PPN dan GST memiliki sifat dasar sama yakni:
1. Disebut pajak objektif dikarenakan merupakan pajak yang dikenakan atas
barang dan jasa
2. Dikenakan pada setiap mata rantai jalur produksi dan distribusi oleh
pengusaha kena pajak melalui mekanisme pengkreditan pajak masukan
terhadap pajak keluaran
3. Merupakan sama-sama pajak tidak langsung
• Seluruh literatur perpajakan dan para ahli pajak juga memiliki
kesimpulan yang sama yakni PPN dan GST sebenarnya merupakan
satu jenis pajak yang sama tetapi dengan penamaan yang berbeda
(International VAT/GST 2017)
• Value Added Tax dalam guidelines tersebut digunakan untuk mengacu
pada setiap pajak di suatu negara yang mengandung dasar PPN/GST
• ”you may have heard of the value added tax or VAT. This is another
name used for the GST, particularly in Europe…”(Min , The Essential
Guide to Malaysia GST 2015)
• Banyak juga negara yang memperlakukan PPN dan GST sebagai satu
jenis pajak dengan dua nama yang berbeda.
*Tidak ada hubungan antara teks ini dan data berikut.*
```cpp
template <int NT, int WAVES, int KS, int TW, bool S2 = false, bool RQ = false, bool RES = false>
__global__ __launch_bounds__(64 * WAVES, 2) void conv_pwr_kernel(const PwrArgs a)
{
    using G = PwrGeom<NT, WAVES, KS, TW>;
    static_assert(!(S2 && RES), "the residual epilogue has stride-1 instances only");
    constexpr bool RQT = RQ && !RES;
    static_assert(TW % 4 == 0 && TW <= 32 * NT && TW > 32 * (NT - 1), "tile width");
    constexpr int RS = G::RS, PXW = G::PXW;
    static_assert((NT & 1) == 1, "row stride must be an odd multiple of 32 B");
    extern __shared__ __attribute__((aligned(16))) uint8_t smem[];

    const int tid = threadIdx.x, lane = tid & 63;
    const int wave = __builtin_amdgcn_readfirstlane(tid >> 6);
    const int col = lane & 31, h = lane >> 5;
    const int P = a.P;
#ifdef QE_STAMP
    unsigned long long st[8] = {0, 0, 0, 0, 0, 0, 0, 0};
    unsigned long long tprev = qe_stamp();
    const unsigned long long tstart = tprev;
#endif

    int pt, og;
    {
        const int bid = blockIdx.x;
        const int idx = bid >> 3;
        const int j = idx / a.n_groups;
        og = idx - j * a.n_groups;
        const int c = j / a.chunk;
        pt = (c * 8 + (bid & 7)) * a.chunk + (j - c * a.chunk);
    }
    if (pt >= a.n_pix_tiles) return;
    const int n0 = pt / a.tiles_per_image;
    const int p0 = (pt - n0 * a.tiles_per_image) * TW;

    uint8_t *Xs = smem;
    float *tab = reinterpret_cast<float *>(smem + G::XBYTES) + wave * 128;
    float *patch = reinterpret_cast<float *>(smem + G::XBYTES + G::TAB) + wave * (8 * TW);

    const int strip0 = og * a.strips_per_group + wave;
    const int n_my = (a.strips_per_group - wave + WAVES - 1) / WAVES;
    v4i wf[KS];
    float c_sw, c_zw, c_bi;
    auto load_w = [&](int strip) __attribute__((always_inline)) {
        const int oc = strip * 32 + col;
        const float *psw = a.w_scale + (a.w_per_tensor ? 0 : oc);
        const float *pzw = a.w_zero + (a.w_per_tensor ? 0 : oc);
        const float *pbi = a.bias ? a.bias + oc : psw;
        const uint8_t *wl = a.w + (int64_t)oc * G::IC + 16 * h;
        asm volatile("global_load_dword %0, %3, off\n\tglobal_load_dword %1, %4, off\n\tglobal_load_dword %2, %5, off"
                     : "=&v"(c_sw), "=&v"(c_zw), "=&v"(c_bi) : "v"(psw), "v"(pzw), "v"(pbi) : "memory");
#define QE_PWR_LW(K, OFF) if constexpr (KS > K) asm volatile("global_load_dwordx4 %0, %1, off offset:" #OFF : "=v"(wf[K]) : "v"(wl) : "memory")
        QE_PWR_LW(0, 0); QE_PWR_LW(1, 32); QE_PWR_LW(2, 64); QE_PWR_LW(3, 96);
        QE_PWR_LW(4, 128); QE_PWR_LW(5, 160); QE_PWR_LW(6, 192); QE_PWR_LW(7, 224);
#undef QE_PWR_LW
    };
    auto wait_w = [&](auto n_tag) __attribute__((always_inline)) {
        constexpr int N = decltype(n_tag)::value;
        if constexpr (KS == 2) asm volatile("s_waitcnt vmcnt(%5)" : "+v"(c_sw), "+v"(c_zw), "+v"(c_bi), "+v"(wf[0]), "+v"(wf[1]) : "i"(N) : "memory");
        else if constexpr (KS == 4) asm volatile("s_waitcnt vmcnt(%7)" : "+v"(c_sw), "+v"(c_zw), "+v"(c_bi), "+v"(wf[0]), "+v"(wf[1]), "+v"(wf[2]), "+v"(wf[3]) : "i"(N) : "memory");
        else asm volatile("s_waitcnt vmcnt(%11)" : "+v"(c_sw), "+v"(c_zw), "+v"(c_bi), "+v"(wf[0]), "+v"(wf[1]), "+v"(wf[2]), "+v"(wf[3]), "+v"(wf[4]), "+v"(wf[5]), "+v"(wf[6]), "+v"(wf[7]) : "i"(N) : "memory");
        if (!a.bias) c_bi = 0.0f;
    };
    if (n_my > 0) load_w(strip0);

    const int n_xi = (G::XINSTR % WAVES == 0 || wave < G::XINSTR % WAVES) ? PXW : PXW - 1;
    int fix_i = -1;
    uint32_t tail_word = 0;
    if constexpr (S2) {
        constexpr int THREADS = 64 * WAVES;
        constexpr int MAXP = 8;
        const int RT = TW / a.OW;
        const int NU = G::IC * RT;
        const int np = a.W_in >> 3;
        const int r0 = p0 / a.OW;
        const uint8_t *xin = a.x + (int64_t)n0 * G::IC * a.PIN;
        constexpr int UPT = (G::IC * 8 + THREADS - 1) / THREADS;
#pragma unroll
        for (int i0 = 0; i0 < UPT; i0 += 2) {
            uint2 d[2][MAXP];
            int cc[2], rr[2];
            bool live[2];
#pragma unroll
            for (int q = 0; q < 2; ++q) {
                const int u = tid + THREADS * (i0 + q);
                live[q] = (i0 + q) < UPT && u < NU;
                const int uc = live[q] ? u : 0;
                cc[q] = uc / RT; rr[q] = uc - cc[q] * RT;
                const uint8_t *row = xin + (int64_t)cc[q] * a.PIN + (int64_t)(2 * (r0 + rr[q])) * a.W_in;
#pragma unroll
                for (int j = 0; j < MAXP; ++j) {
                    const int jc = j < np ? j : np - 1;
                    __builtin_memcpy(&d[q][j], row + 8 * jc, 8);
                }
            }
#pragma unroll
            for (int q = 0; q < 2; ++q) {
                uint32_t *dst = reinterpret_cast<uint32_t *>(Xs + cc[q] * RS + rr[q] * a.OW);
#pragma unroll
                for (int j = 0; j < MAXP; ++j)
                    if (live[q] && j < np) dst[j] = __builtin_amdgcn_perm(d[q][j].y, d[q][j].x, 0x06040200u) ^ 0x80808080u;
            }
        }
    } else {
    const int64_t x_total = (int64_t)a.N * G::IC * P;
    const int64_t x_last16 = x_total - 16;
    tail_word = *reinterpret_cast<const uint32_t *>(a.x + x_total - 4);
#pragma unroll
    for (int i = 0; i < PXW; ++i) {
        const int e = 64 * (wave + WAVES * i) + lane;
        const int c = e / (RS / 16);
        const int j = e - c * (RS / 16);
        int64_t src = ((int64_t)n0 * G::IC + c) * P + p0 + 16 * j;
        bool skip = false;
        if (src > x_last16) {
            if (src < x_total && i < n_xi) { skip = true; fix_i = i; }
            else src = x_last16;
        }
        if (i < n_xi && !skip)
            __builtin_amdgcn_global_load_lds((const __attribute__((address_space(1))) void *)(a.x + src),
                                             (__attribute__((address_space(3))) void *)(Xs + 1024 * (wave + WAVES * i)), 16, 0, 0);
    }
// ... 618 lines not shown
#undef QE_PWR7_LAUNCH
#undef QE_PWR7_LAUNCH2
#undef QE_PWR7_LAUNCH3
}

int launch_pwr(const ConvPlan &p, const qe_qparam *x, const qe_qparam *w, const float *bias, float *out, hipStream_t s,
               const RequantHost *rq, const float *res)
{
    if (p.route == ConvRoute::Pwr7) {
        launch_pwr7(p, x, w, bias, out, s, rq, res);
        QE_LAUNCH_CHECK();
        return QE_OK;
    }
    const qe_conv_shape *sh = &p.run;
    PwrArgs a;
    a.res = res;
    rq_args(a, rq);
    a.x = static_cast<const uint8_t *>(x->data); a.w = static_cast<const uint8_t *>(w->data);
    a.x_scale = x->scale; a.x_zero = x->zero; a.w_scale = w->scale; a.w_zero = w->zero; a.bias = bias;
    a.x_sign = x->sign; a.w_sign = w->sign; a.w_per_tensor = (w->n_param == 1);
    a.out = out; a.N = sh->N; a.IC = sh->IC; a.OC = sh->OC;
    a.W_in = sh->W; a.PIN = sh->H * sh->W;
    a.OW = p.pwr_s2 ? sh->W / 2 : sh->W;
    a.P = p.pwr_s2 ? (sh->H / 2) * (sh->W / 2) : sh->H * sh->W;
    a.tiles_per_image = p.tiles_h;
    a.n_pix_tiles = p.n_pix_tiles;
    a.n_groups = p.pwr_groups;
    a.strips_per_group = sh->OC / 32 / p.pwr_groups;
    a.dbg = g_mfma_dbg;
    a.chunk = p.chunk;
    const int64_t blocks = p.blocks;
#define QE_PWR_LAUNCH2(WV, KSV, TWV, S2V, RQV)                                                                             \
    do {                                                                                                                    \
        static const bool ok_ = hipFuncSetAttribute(reinterpret_cast<const void *>(&conv_pwr_kernel<7, WV, KSV, TWV, S2V, RQV>), \
                                                    hipFuncAttributeMaxDynamicSharedMemorySize, PwrGeom<7, WV, KSV, TWV>::LDS) == hipSuccess; \
        (void)ok_;                                                                                                          \
        constexpr size_t lds_ = PwrGeom<7, WV, KSV, TWV>::LDS;                                                              \
        hipLaunchKernelGGL((conv_pwr_kernel<7, WV, KSV, TWV, S2V, RQV>), dim3((unsigned)blocks), dim3(64 * WV), lds_, s, a); \
    } while (0)
#define QE_PWR_LAUNCH1(WV, KSV, TWV, S2V) do { if (rq != nullptr) QE_PWR_LAUNCH2(WV, KSV, TWV, S2V, true); else QE_PWR_LAUNCH2(WV, KSV, TWV, S2V, false); } while (0)
#define QE_PWR_LAUNCHR(WV, KSV, TWV, RQV)                                                                                   \
    do {                                                                                                                    \
        static const bool ok_ = hipFuncSetAttribute(reinterpret_cast<const void *>(&conv_pwr_kernel<7, WV, KSV, TWV, false, RQV, true>), \
                                                    hipFuncAttributeMaxDynamicSharedMemorySize, PwrGeom<7, WV, KSV, TWV>::LDS) == hipSuccess; \
        (void)ok_;                                                                                                          \
        constexpr size_t lds_ = PwrGeom<7, WV, KSV, TWV>::LDS;                                                              \
        hipLaunchKernelGGL((conv_pwr_kernel<7, WV, KSV, TWV, false, RQV, true>), dim3((unsigned)blocks), dim3(64 * WV), lds_, s, a); \
    } while (0)
#define QE_PWR_LAUNCH(WV, KSV, TWV)                                                                                         \
    do {                                                                                                                    \
        if (res != nullptr) { if (rq != nullptr) QE_PWR_LAUNCHR(WV, KSV, TWV, true); else QE_PWR_LAUNCHR(WV, KSV, TWV, false); } \
        else if (p.pwr_s2) QE_PWR_LAUNCH1(WV, KSV, TWV, true); else QE_PWR_LAUNCH1(WV, KSV, TWV, false);                      \
    } while (0)
    if (p.pwr_tw == 224) {
        if (p.pwr_ks == 2) QE_PWR_LAUNCH(4, 2, 224); else if (p.pwr_ks == 4) QE_PWR_LAUNCH(4, 4, 224); else QE_PWR_LAUNCH(8, 8, 224);
    } else {
        if (p.pwr_ks == 2) QE_PWR_LAUNCH(4, 2, 196); else if (p.pwr_ks == 4) QE_PWR_LAUNCH(4, 4, 196); else QE_PWR_LAUNCH(8, 8, 196);
    }
#undef QE_PWR_LAUNCH1
#undef QE_PWR_LAUNCH2
#undef QE_PWR_LAUNCHR
#undef QE_PWR_LAUNCH
    QE_LAUNCH_CHECK();
    return QE_OK;
}

}
```

Baseline: 63000.

## Route 512-channel stride-2 1x1 convs to a deep-K pwr kernel, skipping subsample pass

Adds a dedicated plan and kernel instance for 1x1 stride-2 convolutions with 512 input channels at 28x28 (ResNet-50 downsample), using a 16-slice K tile with 4 waves. The kernel loads the stride-2 input directly, decimating and sign-flipping it into LDS, so the separate subsample pre-pass and its extra memory traffic are avoided. Weight-fragment loads and the wait statement are extended to 16 registers, and launch bounds drop to one block per CU for this instance. That increases register and LDS pressure and lowers occupancy. A debug route-query entry point is also added.

```diff
diff --git a/quantize_amd/capi.py b/quantize_amd/capi.py
--- a/quantize_amd/capi.py
+++ b/quantize_amd/capi.py
@@ -96,6 +96,7 @@
 DEBUG_PROTOTYPES = {
     "qe_debug_reload_env": (None, []),
     "qe_debug_set_stamp_buffer": (None, [_vp]),
+    "qe_debug_conv_route": (_i32, [_ps, _pq, _pq]),
 }
 
 
@@ -223,6 +224,16 @@
 
 def conv_path(sh, xq, wq):
     return int(lib().qe_quantconv2d_path(ctypes.byref(sh), ctypes.byref(xq), ctypes.byref(wq)))
+
+
+ROUTES = ("generic", "pwr", "pwr7", "flatd", "mfma")
+PRE_PASSES = ("none", "sub_x4", "sub2", "sub_wide", "sub_narrow")
+
+
+def conv_route(sh, xq, wq):
+    v = int(lib().qe_debug_conv_route(ctypes.byref(sh), ctypes.byref(xq), ctypes.byref(wq)))
+    assert v >= 0
+    return {"route": ROUTES[v & 15], "pre": PRE_PASSES[(v >> 4) & 15], "s2": bool(v & 256), "expand": bool(v & 512), "ks": v >> 10}
 
 
 def quantconv2d(xq, wq, bias, sh, out=None, workspace=None, stream=None):
diff --git a/quantize_amd/csrc/qe_api.hip b/quantize_amd/csrc/qe_api.hip
--- a/quantize_amd/csrc/qe_api.hip
+++ b/quantize_amd/csrc/qe_api.hip
@@ -137,6 +137,14 @@
 {
     if (qe::check_shape(shape) != QE_OK || x == nullptr || w == nullptr) return 0;
     return qe::plan_conv({shape, x, w}).route != qe::ConvRoute::Generic ? 1 : 0;
+}
+
+extern "C" int qe_debug_conv_route(const qe_conv_shape *shape, const qe_qparam *x, const qe_qparam *w)
+{
+    if (qe::check_shape(shape) != QE_OK || x == nullptr || w == nullptr) return -1;
+    const qe::ConvPlan p = qe::plan_conv({shape, x, w});
+    return (int)p.route + 16 * (int)p.pre + 256 * (p.pwr_s2 ? 1 : 0) + 512 * (p.m.expand ? 1 : 0) +
+           1024 * (p.route == qe::ConvRoute::Pwr ? p.pwr_ks : 0);
 }
 
 extern "C" int qe_quantconv2d(const qe_qparam *x, const qe_qparam *w, const float *bias,
diff --git a/quantize_amd/csrc/qe_conv_plan.hip b/quantize_amd/csrc/qe_conv_plan.hip
--- a/quantize_amd/csrc/qe_conv_plan.hip
+++ b/quantize_amd/csrc/qe_conv_plan.hip
@@ -298,6 +298,28 @@
     return true;
 }
 
+constexpr int kPwrDeepTW = 196, kPwrDeepKS = 16, kPwrDeepWaves = 4;
+constexpr size_t kPwrMaxLds = 160 * 1024;
+constexpr size_t pwr_lds_bytes(int ic, int nt, int waves, int tw)
+{
+    return (size_t)ic * 32 * nt + (size_t)waves * 4 * 32 * 4 + (size_t)waves * 8 * tw * 4;
+}
+static_assert(pwr_lds_bytes(32 * kPwrDeepKS, 7, kPwrDeepWaves, kPwrDeepTW) <= kPwrMaxLds, "the 512-channel tile fits with 4 waves");
+static_assert(pwr_lds_bytes(32 * kPwrDeepKS, 7, 8, kPwrDeepTW) > kPwrMaxLds, "... and not with 8");
+static bool pwr_s2_deep_plan(const qe_conv_shape *sh, const qe_qparam *x, const qe_qparam *w, PwrFit *pl)
+{
+    if (knob("QE_PWR", 2) == 0 || knob("QE_PWR_S2", 1) == 0 || knob("QE_PWR_S2D", 1) == 0) return false;
+    if (sh->KH != 1 || sh->KW != 1 || sh->padding != 0 || sh->stride != 2) return false;
+    if (x->n_bits != 8 || w->n_bits != 8 || x->n_param != 1) return false;
+    if (sh->IC != 32 * kPwrDeepKS || sh->H != 28 || sh->W != 28) return false;
+    if (sh->OC % 32 != 0 || sh->OC < 32 || sh->N < 1) return false;
+    if ((int64_t)sh->OC * kPwrDeepTW >= (1ll << 29)) return false;
+    if ((reinterpret_cast<uintptr_t>(w->data) & 15) != 0 || (reinterpret_cast<uintptr_t>(x->data) & 7) != 0) return false;
+    if ((reinterpret_cast<uintptr_t>(w->scale) & 3) != 0) return false;
+    pl->tw = kPwrDeepTW; pl->ks = kPwrDeepKS; pl->groups = 1; pl->s2 = true;
+    return true;
+}
+
 static int pwr7_plan(const qe_conv_shape *sh, const qe_qparam *x, const qe_qparam *w, uintptr_t xa, int *groups)
 {
     if (knob("QE_PWR", 2) == 0 || knob("QE_PWR7", 1) == 0) return 0;
@@ -403,6 +425,9 @@
     p.m = make_plan(sh, r.x->n_bits, r.w->n_bits);
     const MfmaPlan &m = p.m;
     if (r.x->n_param != 1 || !m.ok) return p;
+    PwrFit pf;
+    const bool s2_deep = m.sub && !m.sub_x4 && !m.expand && !r.residual && r.rq_bits == 0 && pwr_s2_deep_plan(sh, r.x, r.w, &pf);
+    if (s2_deep) p.m.sub = false;
     p.run = m.sub ? dense_shape(sh) : *sh;
     const qe_conv_shape *rs = &p.run;
 
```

Contohnya, di Singapura
yang ketika menjelaskan apa yang dimaksud dengan
GST ,menyebutkan bahwa di negara lain, GST dikenal dengan PPN
• Xu Yan menyebutkan dalam tulisannya Tax Notes International,
menyebutkan bahwa GST merupakan pajak yang diterapkan serupa
layaknya PPN di negara seperti Australia, Selandia Baru, dan Kanada
Pajak Konsumsi di Indonesia
• Pajak konsumsi merupakan bagian dari Pajak Pertambahan Nilai (PPN), yaitu pajak yang
dikenakan atas setiap pertambahan nilai dari barang atau jasa dari produsen ke konsumen.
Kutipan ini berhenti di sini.